What is a Target Date Fund?

Target date funds are a type of mutual fund designed to be a long-term investment for individuals planning for a particular retirement date or another specific financial goal that is date specific. These funds are not guaranteed to provide sufficient retirement income or otherwise reach a specific financial goal by the date in their name.  Instead, Target Date Funds automatically adjust their asset allocation over time based on the target retirement or investment date.

Here’s how target date funds typically work:

  1. Target Date: Each fund has a specific target date associated with it and is identified in its name. This date corresponds to an investor’s expected retirement date or another financial goal.  Oftentimes, each fund in a target date suite is referred to as a vintage (i.e. 2035, 2040, 2060, et al).  It is important to note that vintages with the same target date managed by different investment providers are likely to have different investment strategies, different levels of risk, different fees and therefore, different investment performance.


  2. Asset Allocation:  A target date fund’s investments are diversified across various asset classes, such as stocks, bonds, and cash. The asset allocation is initially more growth-oriented, with a higher percentage in stocks, and over time (as the target date gets closer) gradually shifts toward bonds and cash. Some mutual fund firms describe this process as getting a complete portfolio in a single fund but it is important to remember that all investments have some level of risk, regardless of whether they are stocks, bonds, or something else. Even with the same type of investment, some stocks have less risk than other stocks, and some bonds have more risk than other bonds. Although bonds are often considered to be less risky than stocks, some types of bonds may be riskier than stocks.
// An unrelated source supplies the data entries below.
template <int KS, bool LINK, int RB = 8, int NT = 0>
__global__ void __launch_bounds__(kThreads)
radix_downsweep(const uint32_t* __restrict__ kin, const uint32_t* __restrict__ vin,
                const int32_t* __restrict__ rec, uint32_t kend,
                uint32_t* __restrict__ kout, uint32_t* __restrict__ vout, int64_t n, int shift,
                const uint32_t* __restrict__ counts, const uint32_t* __restrict__ totals,
                int64_t tiles, int slots_per_match, uint32_t* __restrict__ link,
                uint32_t vlo = 0u, uint32_t vhi = 0xffffffffu, int bounds = 1,
                RunEnds* __restrict__ bnd = nullptr, int nd = 0, uint32_t knone = 0u) {
  constexpr int kR = 1 << RB;
  constexpr int DPT = kR >= kThreads ? kR / kThreads : 1;
  static_assert(kR % kThreads == 0 || kThreads % kR == 0, "radix and block must divide");
  __shared__ uint32_t skey[kTile];
  __shared__ uint32_t sval[kTile];
  __shared__ uint32_t wcnt[kWaves][kR];
  __shared__ uint32_t tstart[kR];
  __shared__ uint32_t gstart[kR];
  __shared__ uint32_t wsum[kWaves];
  const int tid = threadIdx.x, lane = tid & 63, wv = tid >> 6;
  const int64_t tile = xcd_tile(tiles);
  const int64_t base = tile * kTile;
  for (int i = tid; i < kWaves * kR; i += kThreads) (&wcnt[0][0])[i] = 0u;
  const bool local_ends = LINK && bnd != nullptr;
  if (!local_ends) {
    uint32_t v[DPT];
#pragma unroll
    for (int j = 0; j < DPT; ++j) v[j] = tid * DPT + j < kR ? totals[tid * DPT + j] : 0u;
    digits_exclusive_scan<DPT>(v, wsum, nullptr);
#pragma unroll
    for (int j = 0; j < DPT; ++j)
      if (tid * DPT + j < kR) gstart[tid * DPT + j] = v[j] + counts[(int64_t)(tid * DPT + j) * tiles + tile];
  }
  if constexpr (KS > 0)
    decode_tile_keys<KS>(rec, kend, base, n, sval, knone ? knone : kend);
  __syncthreads();

  const uint64_t lt_mask = (1ull << lane) - 1ull;
  uint32_t key[kItems], val[kItems], rank[kItems];
#pragma unroll
  for (int it = 0; it < kItems; ++it) {
    const int64_t idx = base + (int64_t)(wv * kItems + it) * 64 + lane;
    const bool valid = idx < n;
    if constexpr (KS > 0) key[it] = valid ? sval[(wv * kItems + it) * 64 + lane] : 0xffffffffu;
    else key[it] = valid ? ld32<NT>(kin + idx) : 0xffffffffu;
    if constexpr (KS == 0) val[it] = valid ? ld32<NT>(vin + idx) : 0u;
    else val[it] = (uint32_t)idx;
  }
#pragma unroll
  for (int it = 0; it < kItems; ++it) {
    const uint32_t d = (key[it] >> shift) & (kR - 1);
    uint64_t peers = ~0ull;
#pragma unroll
    for (int b = 0; b < RB; ++b) {
      const uint64_t bal = __ballot((d >> b) & 1u);
      peers &= ((d >> b) & 1u) ? bal : ~bal;
    }
    const uint32_t before = (uint32_t)__popcll(peers & lt_mask);
    const uint32_t run = wcnt[wv][d];
    rank[it] = run + before;
    if (before == (uint32_t)__popcll(peers) - 1u) wcnt[wv][d] = run + (uint32_t)__popcll(peers);
  }
  __syncthreads();
  {
    uint32_t v[DPT];
#pragma unroll
    for (int j = 0; j < DPT; ++j) {
      const int d = tid * DPT + j;
      uint32_t s = 0;
      if (d < kR) {
#pragma unroll
        for (int w = 0; w < kWaves; ++w) {
          const uint32_t c = wcnt[w][d];
          wcnt[w][d] = s;
          s += c;
        }
      }
      v[j] = s;
    }
    digits_exclusive_scan<DPT>(v, wsum, nullptr);
#pragma unroll
    for (int j = 0; j < DPT; ++j)
      if (tid * DPT + j < kR) tstart[tid * DPT + j] = v[j];
  }
  __syncthreads();
#pragma unroll
  for (int it = 0; it < kItems; ++it) {
    const uint32_t d = (key[it] >> shift) & (kR - 1);
    const uint32_t pos = tstart[d] + wcnt[wv][d] + rank[it];
    skey[pos] = key[it];
    sval[pos] = val[it];
  }
  __syncthreads();
  const int64_t nvalid = n - base < kTile ? n - base : kTile;
  if constexpr (LINK) {
    if (local_ends && bounds && tid < nd) {
      const uint32_t e = tid + 1 < kR ? tstart[tid + 1] : (uint32_t)kTile;
      if (tstart[tid] == e) bnd[tile * nd + tid].kf = kRunEmpty;
    }
  }
#pragma unroll
  for (int k = 0; k < kItems; ++k) {
    const int i = k * kThreads + tid;
    if (i < nvalid) {
      const uint32_t kk = skey[i];
      const uint32_t d = (kk >> shift) & (kR - 1);
      const int64_t o = local_ends ? 0 : (int64_t)gstart[d] + (i - (int64_t)tstart[d]);
      if constexpr (!LINK) {
        st32<NT>(kout + o, kk);
        st32<NT>(vout + o, sval[i]);
      } else {
        const int hi = d + 1 < (uint32_t)kR ? (int)tstart[d + 1] : kTile;
        const bool first = i == (int)tstart[d];
        const bool last = i + 1 == hi || i + 1 >= nvalid;
        const uint32_t v = sval[i];
        if (bounds && (first || last)) {
          if (local_ends) {
            if ((int)d < nd) {
              RunEnds* r = bnd + tile * nd + d;
              if (first) { r->kf = kk; r->vf = v; }
              if (last) { r->kl = kk; r->vl = v; }
            }
          } else {
            st32<NT>(kout + o, kk);
            st32<NT>(vout + o, v);
          }
        }
        if (kk < kend && v >= vlo && v < vhi) {
          uint32_t w = (!last && skey[i + 1] == kk) ? sval[i + 1] / (uint32_t)slots_per_match
                                                     : kNoMatch;
          if (!first && skey[i - 1] == kk) w |= kLinkHasPred;
          st32<NT>(link + v, w);
        }
      }
    }
  }
}

static bool local_runs() {
  const char* e = getenv("ANA_SCHED_RUNS");
  return !(e && atoi(e) == 0);
}

static int link_parts(int64_t n) {
  if (const char* e = getenv("ANA_LINK_PARTS")) {
    const int v = atoi(e);
    if (v >= 1) return v > 16 ? 16 : v;
  }
  const int64_t bytes = n * 4, part = 256ll << 20;
  return (int)((bytes + part - 1) / part);
}

template <int RB = 8>
__global__ void __launch_bounds__(kThreads)
sched_fixup(const uint32_t* __restrict__ kout, const uint32_t* __restrict__ vout, int64_t n,
            uint32_t kend, const uint32_t* __restrict__ counts, const uint32_t* __restrict__ totals,
            int64_t tiles, int slots_per_match, uint32_t* __restrict__ link) {
  constexpr int kR = 1 << RB;
  __shared__ uint32_t wsum[kWaves];
  const int d = blockIdx.y;
  const uint32_t tot = totals[d];
  if (tot == 0) return;
  uint32_t below = 0;
#pragma unroll
  for (int j = threadIdx.x; j < kR; j += kThreads) below += j < d ? totals[j] : 0u;
  uint32_t all = 0;
  const uint32_t before = block_exclusive_scan(below, wsum, &all);
  (void)before;
  const uint32_t dstart = all;
  const int64_t t = (int64_t)blockIdx.x * kThreads + threadIdx.x;
  if (t >= tiles) return;
  const uint32_t* row = counts + (int64_t)d * tiles;
  const uint32_t c0 = row[t];
  const uint32_t c1 = t + 1 < tiles ? row[t + 1] : tot;
  if (c1 == c0) return;
  const int64_t of = (int64_t)dstart + c0, ol = (int64_t)dstart + c1 - 1;
  const uint32_t kf = kout[of], kl = kout[ol];
  const bool pred = kf < kend && of > 0 && kout[of - 1] == kf;
  const bool succ = kl < kend && ol + 1 < n && kout[ol + 1] == kl;
  const uint32_t nxt = succ ? vout[ol + 1] / (uint32_t)slots_per_match : kNoMatch;
  if (of == ol) {
    if (kf < kend) link[vout[of]] = nxt | (pred ? kLinkHasPred : 0u);
    return;
  }
  if (pred) {
    const uint32_t v = vout[of];
    link[v] |= kLinkHasPred;
  }
  if (succ) {
    const uint32_t v = vout[ol];
    link[v] = (link[v] & ~kMatchMask) | nxt;
  }
}

constexpr int kRunsMaxDigits = 32;

__global__ void __launch_bounds__(kThreads)
sched_runs_last(const RunEnds* __restrict__ bnd, int64_t tiles, int nd, int32_t* __restrict__ seglast) {
  __shared__ int32_t wmax[kWaves];
  const int d = blockIdx.y;
  const int64_t t = (int64_t)blockIdx.x * kThreads + threadIdx.x;
  int32_t x = (t < tiles && bnd[t * nd + d].kf != kRunEmpty) ? (int32_t)t : -1;
#pragma unroll
  for (int off = 32; off >= 1; off >>= 1) x = max(x, __shfl_xor(x, off));
  if ((threadIdx.x & 63) == 0) wmax[threadIdx.x >> 6] = x;
  __syncthreads();
  if (threadIdx.x == 0) {
    int32_t m = wmax[0];
#pragma unroll
    for (int w = 1; w < kWaves; ++w) m = max(m, wmax[w]);
    seglast[(int64_t)d * gridDim.x + blockIdx.x] = m;
  }
}

__global__ void __launch_bounds__(kThreads)
sched_runs_fixup(const RunEnds* __restrict__ bnd, int64_t tiles, int nd, const int32_t* __restrict__ seglast,
                 uint32_t kend, int slots_per_match, uint32_t* __restrict__ link) {
  __shared__ int32_t wmax[kWaves];
  __shared__ int32_t carry_s;
  const int d = blockIdx.y, lane = threadIdx.x & 63, wv = threadIdx.x >> 6;
  const int64_t seg = blockIdx.x;
  if (wv == 0) {
    int32_t c = -1;
    for (int64_t q = lane; q < seg; q += 64) c = max(c, seglast[(int64_t)d * gridDim.x + q]);
#pragma unroll
    for (int off = 32; off >= 1; off >>= 1) c = max(c, __shfl_xor(c, off));
    if (lane == 0) carry_s = c;
  }
  const int64_t t = seg * kThreads + threadIdx.x;
  RunEnds me = {kRunEmpty, 0u, kRunEmpty, 0u};
  if (t < tiles) me = bnd[t * nd + d];
  const bool full = me.kf != kRunEmpty;
  int32_t x = full ? (int32_t)t : -1;
#pragma unroll
  for (int off = 1; off < 64; off <<= 1) {
    const int32_t y = __shfl_up(x, off);
    if (lane >= off) x = max(x, y);
  }
  if (lane == 63) wmax[wv] = x;
  __syncthreads();
  int32_t before = carry_s;
  for (int w = 0; w < wv; ++w) before = max(before, wmax[w]);
  int32_t ex = __shfl_up(x, 1);
  ex = lane == 0 ? -1 : ex;
  const int32_t pred = max(before, ex);
  if (!full || pred < 0 || me.kf >= kend) return;
  const RunEnds pr = bnd[(int64_t)pred * nd + d];
  if (pr.kl != me.kf) return;
  atomicOr(&link[me.vf], kLinkHasPred);
  atomicAnd(&link[pr.vl], ~kMatchMask | (me.vf / (uint32_t)slots_per_match));
}

constexpr int kChainLowBits = 12;
constexpr int kChainRB = 6;
constexpr uint32_t kChainEmpty = 0xffffffffu;
constexpr bool kChainDefault = true;

__device__ __forceinline__ void chain_sort_round(const uint32_t (&key)[kItems], const uint32_t (&val)[kItems],
                                                 int shift, uint32_t* skey, uint32_t* sval,
                                                 uint32_t (*wcnt)[1 << kChainRB], uint32_t* tstart,
                                                 uint32_t* wsum) {
  constexpr int kR = 1 << kChainRB;
  static_assert(kR <= kThreads, "one digit per thread in the scan");
  const int tid = threadIdx.x, lane = tid & 63, wv = tid >> 6;
  const uint64_t lt_mask = (1ull << lane) - 1ull;
  for (int i = tid; i < kWaves * kR; i += kThreads) (&wcnt[0][0])[i] = 0u;
  __syncthreads();
  uint32_t rank[kItems];
#pragma unroll
  for (int it = 0; it < kItems; ++it) {
    const uint32_t d = (key[it] >> shift) & (kR - 1);
    uint64_t peers = ~0ull;
#pragma unroll
    for (int b = 0; b < kChainRB; ++b) {
      const uint64_t bal = __ballot((d >> b) & 1u);
      peers &= ((d >> b) & 1u) ? bal : ~bal;
    }
    const uint32_t before = (uint32_t)__popcll(peers & lt_mask);
    const uint32_t run = wcnt[wv][d];
    rank[it] = run + before;
    if (before == (uint32_t)__popcll(peers) - 1u) wcnt[wv][d] = run + (uint32_t)__popcll(peers);
  }
  __syncthreads();
  {
    uint32_t v[1];
    uint32_t s = 0;
    if (tid < kR) {
#pragma unroll
      for (int w = 0; w < kWaves; ++w) {
        const uint32_t c = wcnt[w][tid];
        wcnt[w][tid] = s;
        s += c;
      }
    }
    v[0] = s;
    digits_exclusive_scan<1>(v, wsum, nullptr);
    if (tid < kR) tstart[tid] = v[0];
  }
  __syncthreads();
#pragma unroll
  for (int it = 0; it < kItems; ++it) {
    const uint32_t d = (key[it] >> shift) & (kR - 1);
    const uint32_t pos = tstart[d] + wcnt[wv][d] + rank[it];
    skey[pos] = key[it];
    sval[pos] = val[it];
  }
  __syncthreads();
}

template <int KS, int NT>
__global__ void __launch_bounds__(kThreads)
sched_chain(const uint32_t* __restrict__ kin, const uint32_t* __restrict__ vin,
            const int32_t* __restrict__ rec, uint32_t kend, int64_t n, int low,
            const uint32_t* __restrict__ totals, int slots_per_match, uint32_t* __restrict__ link,
            uint32_t vlo, uint32_t vhi, int64_t matches, SchedInit init) {
  constexpr int kR = 1 << kChainRB;
  __shared__ uint32_t skey[kTile];
  __shared__ uint32_t sval[kTile];
  __shared__ uint32_t last_seen[1 << kChainLowBits];
  __shared__ uint32_t wcnt[kWaves][kR];
  __shared__ uint32_t tstart[kR];
  __shared__ uint32_t wsum[kWaves];
  const int tid = threadIdx.x, lane = tid & 63, wv = tid >> 6;
  const uint32_t lmask = (1u << low) - 1u;
  for (int e = tid; e <= (int)lmask; e += kThreads) last_seen[e] = kChainEmpty;
  int64_t start = 0, cnt = n;
  if constexpr (KS > 0) {
    if (init.deps)
      for (int64_t m = tid; m < matches; m += kThreads) init.deps[m] = 0;
    if (tid < init.nz) init.ctrl[tid] = 0u;
    if (tid == 0 && init.epoch_bump) init.epoch_bump[0] += 1;
  } else {
    uint32_t below = 0;
    const uint32_t x = tid < (int)blockIdx.x ? totals[tid] : 0u;
    block_exclusive_scan(x, wsum, &below);
    start = below;
    cnt = totals[blockIdx.x];
  }
  for (int64_t base = 0; base < cnt; base += kTile) {
    const int64_t nvalid = cnt - base < kTile ? cnt - base : kTile;
    uint32_t key[kItems], val[kItems];
    if constexpr (KS > 0) {
      decode_tile_keys<KS>(rec, kend, base, n, sval, kend);
      __syncthreads();
    }
#pragma unroll
    for (int it = 0; it < kItems; ++it) {
      const int p = (wv * kItems + it) * 64 + lane;
      const bool valid = p < nvalid;
      const int64_t idx = start + base + p;
      if constexpr (KS > 0) {
        key[it] = valid ? sval[p] : 0xffffffffu;
        val[it] = (uint32_t)idx;
      } else {
        key[it] = valid ? ld32<NT>(kin + idx) : 0xffffffffu;
        val[it] = valid ? ld32<NT>(vin + idx) : 0u;
      }
    }
    chain_sort_round(key, val, 0, skey, sval, wcnt, tstart, wsum);
    if (low > kChainRB) {
#pragma unroll
      for (int it = 0; it < kItems; ++it) {
        const int p = (wv * kItems + it) * 64 + lane;
        key[it] = skey[p];
        val[it] = sval[p];
      }
      chain_sort_round(key, val, kChainRB, skey, sval, wcnt, tstart, wsum);
    }
    uint32_t is_last = 0u, has = 0u;
#pragma unroll 2
    for (int k = 0; k < kItems; ++k) {
      const int i = k * kThreads + tid;
      if (i < nvalid) {
        const uint32_t kk = skey[i];
        if (kk < kend) {
          const uint32_t v = sval[i];
          const bool next = i + 1 < nvalid && skey[i + 1] == kk;
          bool pred = i > 0 && skey[i - 1] == kk;
          if (!pred) {
            const uint32_t t = last_seen[kk & lmask];
            if (t != kChainEmpty) {
              pred = true;
              const uint32_t ts = t & kMatchMask;
              if (ts >= vlo && ts < vhi) link[ts] = v / (uint32_t)slots_per_match | (t & kLinkHasPred);
            }
          }
          if (next) {
            if (v >= vlo && v < vhi)
              link[v] = sval[i + 1] / (uint32_t)slots_per_match | (pred ? kLinkHasPred : 0u);
          } else {
            is_last |= 1u << k;
          }
          if (pred) has |= 1u << k;
        }
      }
    }
    __syncthreads();
#pragma unroll 2
    for (int k = 0; k < kItems; ++k) {
      const int i = k * kThreads + tid;
      if (is_last >> k & 1u) last_seen[skey[i] & lmask] = sval[i] | (has >> k & 1u ? kLinkHasPred : 0u);
    }
    __syncthreads();
  }
  __syncthreads();
  for (int e = tid; e <= (int)lmask; e += kThreads) {
    const uint32_t t = last_seen[e];
    if (t != kChainEmpty) {
      const uint32_t ts = t & kMatchMask;
      if (ts >= vlo && ts < vhi) link[ts] = kNoMatch | (t & kLinkHasPred);
    }
  }
}

}

size_t radix_sort_workspace_bytes(int64_t n) {
  const int64_t tiles = (n + kTile - 1) / kTile;
  return (size_t)(tiles * kRadixMax + kRadixMax) * 4;
}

  3. Automatic Rebalancing: As the target date approaches, the fund automatically adjusts its asset allocation to reduce risk and become more conservative. This process is known as rebalancing and is based upon a glide path (how quickly a target date fund adjusts to become more conservative and which asset classes are employed) that is unique to each investment company that constructs & manages target date funds.

Target date funds are designed to provide a “set it and forget it” approach for investors who may not want to actively manage their portfolio or do not have the expertise or time to regularly monitor and adjust their investments. These funds offer convenience and a glide path that aligns with an investor’s changing risk tolerance and financial needs as they approach their target date.